Interact with InferenceService Swagger UI

InferenceService Swagger UI¶

KServe ModelServer is built on top of FastAPI, which brings out-of-box support for OpenAPI specification and Swagger UI.

Swagger UI allows visualizing and interacting with the KServe InferenceService API directly in the browser, making it easy for exploring the endpoints and validating the outputs without using any command-line tool.

KServe ModelServer Swagger UI

Enable Swagger UI¶

Warning

Be careful when enabling this for your production InferenceService deployments since the endpoint does not require authentication at this time.

Currently, POST request only work for v2 endpoints in the UI.

To enable, simply add an extra argument to the InferenceService YAML example from First Inference chapter:

kubectl apply -n kserve-test -f - <<EOF
apiVersion: "serving.kserve.io/v1beta1"
kind: "InferenceService"
metadata:
  name: "sklearn-iris"
spec:
  predictor:
    model:
      args: ["--enable_docs_url=True"]
      modelFormat:
        name: sklearn
      runtime: kserve-sklearnserver
      storageUri: "gs://kfserving-examples/models/sklearn/1.0/model"
EOF

After the InferenceService becomes ready the Swagger UI will be served at /docs. In our example above, the Swagger UI will be available at http://sklearn-iris.kserve-test.example.com/docs.

Note

The Swagger UI may not be exposed or exposed with a different endpoint on other serving runtimes. For example, the MLServer runtime exposes the Swagger UI at /v2/docs endpoint. This example is only applicable to the KServe provided runtimes and runtimes that extend the KServe runtime SDK.

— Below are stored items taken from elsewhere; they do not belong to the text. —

# sequential-dexterity/SeqDex

Measured on AMD Instinct MI355X. Metric: env-steps/sec BlockAssemblyGraspSim num_envs=1024/GPU, higher is better.
Workload: dtype f32; 1 GPU; BlockAssemblyGraspSim num_envs=1024 per GPU, fp32, PPO MLP policy [1024,512,256], horizon 8, minibatch_size 4, mini_epochs 5, central value (configs[1]); step=one rl_games epoch = 8 env steps x num_envs + full PPO update, global_envs=1024, piles=synthetic settled piles, 64 per brick-type group, policy=random init, seed 22+rank

## Files before the change

### seqdex_amd/csrc/sdxp_persist.hip

```cpp
#include <cstddef>
#include <cstdlib>

#include "sdx_common.h"
#include "sdxp_device.h"
#include "sdxp_launch.h"
#include "sdxp_persist_lds.h"
#include "sdxp_persist_exchange.h"
#include "sdxp_persist_sums.h"
#include "sdxp_persist_adam.h"
#include "sdxp_persist_tails.h"
#include "sdxp_persist_phase_d.h"

__device__ __forceinline__ const float* obs_rows(const SdxpDev& D, int mb) { return D.mb_obs + (size_t)mb * MB * D.obs_dim; }
__device__ __forceinline__ const float* cvx_rows(const SdxpDev& D, int mb, int mini_epoch) {
  return (mini_epoch == 0 ? D.cvx0 : D.cvx1) + (size_t)mb * MB * ST;
}

template <bool SINGLE>
__global__ __launch_bounds__(NTH, 2) void k_update_persistent(SdxpDev D, int total_steps, const float* gx0_tab, unsigned* failflag, int stamps, int fault) {
  extern __shared__ __attribute__((aligned(16))) char smem_raw[];
  PLds& S = *reinterpret_cast<PLds*>(smem_raw);
  int tid = threadIdx.x, wave = tid >> 6, lane = tid & 63, g = blockIdx.x;
  int r0w, h0, n0, r1w, q1, r1, c2c, c2n, he, hrow, hk;
  auto refresh = [&]() {
    int t = threadIdx.x, b = blockIdx.x;
    asm volatile("" : "+v"(t));
    asm volatile("" : "+s"(b));
    tid = t; lane = t & 63; wave = __builtin_amdgcn_readfirstlane(t >> 6); g = b;
    r0w = wave >> 1; h0 = wave & 1; n0 = 4 * g + r0w;
    r1w = wave >> 2; q1 = wave & 3; r1 = 2 * g + r1w;
    c2c = (t >> 5) & 1; c2n = 32 * (t >> 6) + (t & 31);
    he = HPC * g + t; hrow = he >> 8; hk = he & (U2 - 1);
  };
  refresh();
#define TS(i) if (stamps && g == (stamps >> 8) && tid == 0) { const long long t_ = __builtin_amdgcn_s_memtime(); S.tacc[i] += t_ - S.tlast; S.tlast = t_; }
  if (tid < 32) S.tacc[tid] = 0;
  if (tid == 0) S.fail = 0;
  if (tid == 0) S.tlast = __builtin_amdgcn_s_memtime();
  const int A = ACT;
  u64* const LL = D.ll;
  const __amdgpu_buffer_rsrc_t LQ = lq_rsrc(D.ll);

  float w0a[I0A], m0a[I0A], v0a[I0A], w0c[I0A], m0c[I0A], v0c[I0A], w0v[I0V], m0v[I0V], v0v[I0V];
  float w1[3][4], m1[3][4], v1[3][4];
  float c1[3][4], cm1[3][4], cv1[3][4];
  float w2[3], m2[3], v2[3];
  float c2[3], cm2[3], cv2[3];
  float hw = 0.0f, hm = 0.0f, hv = 0.0f;

  auto ldm = [&](const float* p, size_t o) -> float { return SINGLE ? 0.0f : p[o]; };
  auto P_of = [&](int net) -> float* { return net == 2 ? D.cv : D.ac; };
  auto M_of = [&](int net) -> float* { return net == 2 ? D.cv_m : D.ac_m; };
  auto V_of = [&](int net) -> float* { return net == 2 ? D.cv_v : D.ac_v; };
  auto woff = [&](int net, int l) -> size_t { return net == 0 ? D.off.a_w[l] : net == 1 ? D.off.c_w[l] : D.coff.w[l]; };
  auto boff = [&](int net, int l) -> size_t { return net == 0 ? D.off.a_b[l] : net == 1 ? D.off.c_b[l] : D.coff.b[l]; };
  auto head_woff = [&](int row) -> size_t { return row < A ? D.off.mu_w + (size_t)row * U2 : (row == A ? D.off.v_w : D.coff.v_w); };
  auto head_boff = [&](int row) -> size_t { return row < A ? D.off.mu_b + row : (row == A ? D.off.v_b : D.coff.v_b); };
  auto head_net = [&](int row) -> int { return row < A ? 0 : (row == A ? 1 : 2); };
  auto k_w1 = [&](int i) -> int { return q1 * 256 + lane + 64 * i; };
  auto o_w0 = [&](int net, int k) -> size_t { return woff(net, 0) + (size_t)n0 * D.obs_dim + k; };
  auto o_w1 = [&](int net, int i) -> size_t { return woff(net, 1) + (size_t)r1 * U0 + q1 * 256 + lane + 64 * i; };
  auto o_hw = [&]() -> size_t { return head_woff(hrow) + hk; };
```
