# ucb-bar/Accelerated-TinyMPC

Measured on AMD Instinct MI355X. Metric: MPC solves/sec (batched quadrotor nx=12,nu=4,N=30), higher is better.
Workload: dtype f32; 1 GPU; quadrotor_tracking batched 65536 instances per GPU, cold-start tiny_solve, early_exit (tol 1e-3, max_iter 100); nx=12, nu=4, N=30, instances_per_gpu=65536, instances_total=65536, parallelism=batch-shard x1, world_size_seen=1, backend=none (single process), kernel=tile16<12,4,30,exact>, max_iters=85

## Files before the change

### accelerated-tinympc_amd/csrc/admm_tile16.hip

```cpp
#include "rowlane_math.h"
#include <cstdlib>

namespace tinympc
{

typedef float f32x16 __attribute__((ext_vector_type(16)));
#ifndef TINY_T16_ABLATE
#define TINY_T16_ABLATE 0
#endif
#ifndef TINY_T16_CQ
#define TINY_T16_CQ 1
#endif
#ifndef TINY_T16_BADDR
#define TINY_T16_BADDR 1
#endif
#ifndef TINY_T16_PADTAB
#define TINY_T16_PADTAB 1
#endif
#ifndef TINY_T16_XPOSE
#define TINY_T16_XPOSE 1
#endif
#ifndef TINY_T16_SCHED
#define TINY_T16_SCHED 1
#endif
#ifndef TINY_T16_LINES
#define TINY_T16_LINES 1
#endif
#ifndef TINY_T16_STAMP
#define TINY_T16_STAMP 0
#endif

#if TINY_T16_ABLATE == 1
__device__ __forceinline__ f32x4 t16_fake4(float a, float b, f32x4 c) { c[0] += a; c[1] += b; c[2] += a; c[3] += b; return c; }
#define TINY_MFMA4(a, b, c) t16_fake4((a), (b), (c))
#define TINY_MFMA1(a, b, c) __builtin_amdgcn_mfma_f32_16x16x1f32((a), (b), (c), 0, 0, 0)
#else
#define TINY_MFMA4(a, b, c) __builtin_amdgcn_mfma_f32_16x16x4f32((a), (b), (c), 0, 0, 0)
#define TINY_MFMA1(a, b, c) __builtin_amdgcn_mfma_f32_16x16x1f32((a), (b), (c), 0, 0, 0)
#endif

template <int V>
__device__ __forceinline__ void gather12(float (&t)[12], const f32x16 &p0, const f32x16 &p1, const f32x16 &p2)
{
#pragma unroll
    for (int b = 0; b < 4; b++)
    {
        t[b] = p0[4 * b + V];
        t[4 + b] = p1[4 * b + V];
        t[8 + b] = p2[4 * b + V];
    }
}
template <int V>
__device__ __forceinline__ void gather4(float (&t)[4], const f32x16 &p)
{
#pragma unroll
    for (int b = 0; b < 4; b++) t[b] = p[4 * b + V];
}

typedef float f32x2 __attribute__((ext_vector_type(2)));
// ... 235 lines not shown
                 : [m] "s"(m), [n0] "v"(pn[0]), [n1] "v"(pn[1]), [n2] "v"(pn[2]), [dd] "v"(dd)
                 : "scc");
}

__device__ __forceinline__ void masked_restore_slack(unsigned long long m, const float (&bo)[4], unsigned sn_addr)
{
    const f32x4 tv = {acc_get(bo[0]), acc_get(bo[1]), acc_get(bo[2]), acc_get(bo[3])};
    unsigned long long sx;
    asm volatile("s_and_saveexec_b64 %[sx], %[m]\n\t"
                 "ds_write_b128 %[ad], %[tv]\n\t"
                 "s_mov_b64 exec, %[sx]"
                 : [sx] "=&s"(sx)
                 : [m] "s"(m), [ad] "v"(sn_addr), [tv] "v"(tv)
                 : "memory", "scc");
}

template <bool EXACT>
__device__ __forceinline__ f32x4 lin_cost4(const f32x4 &cq, const f32x4 &rho4, const f32x4 &t1)
{
    if constexpr (EXACT) return cq - rho4 * t1;
    else return __builtin_elementwise_fma(-rho4, t1, cq);
}

__device__ __forceinline__ f32x4 t16_transpose4(const f32x4 &r)
{
    typedef unsigned u32x2 __attribute__((ext_vector_type(2)));
    const u32x2 a = __builtin_amdgcn_permlane32_swap(__float_as_uint(r[0]), __float_as_uint(r[2]), false, false);
    const u32x2 b = __builtin_amdgcn_permlane32_swap(__float_as_uint(r[1]), __float_as_uint(r[3]), false, false);
    const u32x2 lo = __builtin_amdgcn_permlane16_swap(a[0], b[0], false, false);
    const u32x2 hi = __builtin_amdgcn_permlane16_swap(a[1], b[1], false, false);
    return f32x4{__uint_as_float(lo[0]), __uint_as_float(lo[1]), __uint_as_float(hi[0]), __uint_as_float(hi[1])};
}

constexpr int TILE16_WAVES = 4;
constexpr int TILE16_MAX_TABLE_ROWS = 512;

__device__ __forceinline__ void t16_pair_lines(const f32x4 &e, const f32x4 &o, f32x4 &lo8, f32x4 &hi8)
{
#pragma unroll
    for (int k = 0; k < 4; k++)
    {
        lo8[k] = __int_as_float(__builtin_amdgcn_update_dpp(__float_as_int(e[k]), __float_as_int(o[k]), 0x128, 0xf, 0xc, false));
        hi8[k] = __int_as_float(__builtin_amdgcn_update_dpp(__float_as_int(o[k]), __float_as_int(e[k]), 0x128, 0xf, 0x3, false));
    }
}

#if TINY_T16_STAMP && !defined(TINY_T16_PI_UNIT)
constexpr int T16_STAMP_TILES = 32;
__device__ unsigned long long *t16_stamp_buf;
__device__ int t16_stamp_slots;
__device__ __forceinline__ void t16_stamp(int wslot, int k, int field, unsigned long long v)
{
    unsigned long long *const buf = t16_stamp_buf;
    if (buf && wslot < t16_stamp_slots && k < T16_STAMP_TILES && (threadIdx.x & 63) == 0) buf[((size_t)wslot * T16_STAMP_TILES + k) * 4 + field] = v;
}
#define T16_STAMP(k, field, v) t16_stamp((int)blockIdx.x * TILE16_WAVES + (int)(threadIdx.x >> 6), (k), (field), (v))
#else
#define T16_STAMP(k, field, v) ((void)0)
#endif
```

Interact with InferenceService¶

Click one of the V2 endpoints like /v2, it will expand and display the description and response from this API endpoint:

V2 Metadata

Now, when you click "Try it out" and then "Execute", Swagger UI will send a GET request to the /v2 endpoint. The server response body and headers will be displayed at the bottom:

V2 Metadata

Similarly, we can use Swagger UI to send request to check the model metadata and make prediction using the /v2/models/{model_name}/infer endpoint.

For more reference, please check out Model Serving Data Plane for detailed documentation on the Inference Protocol.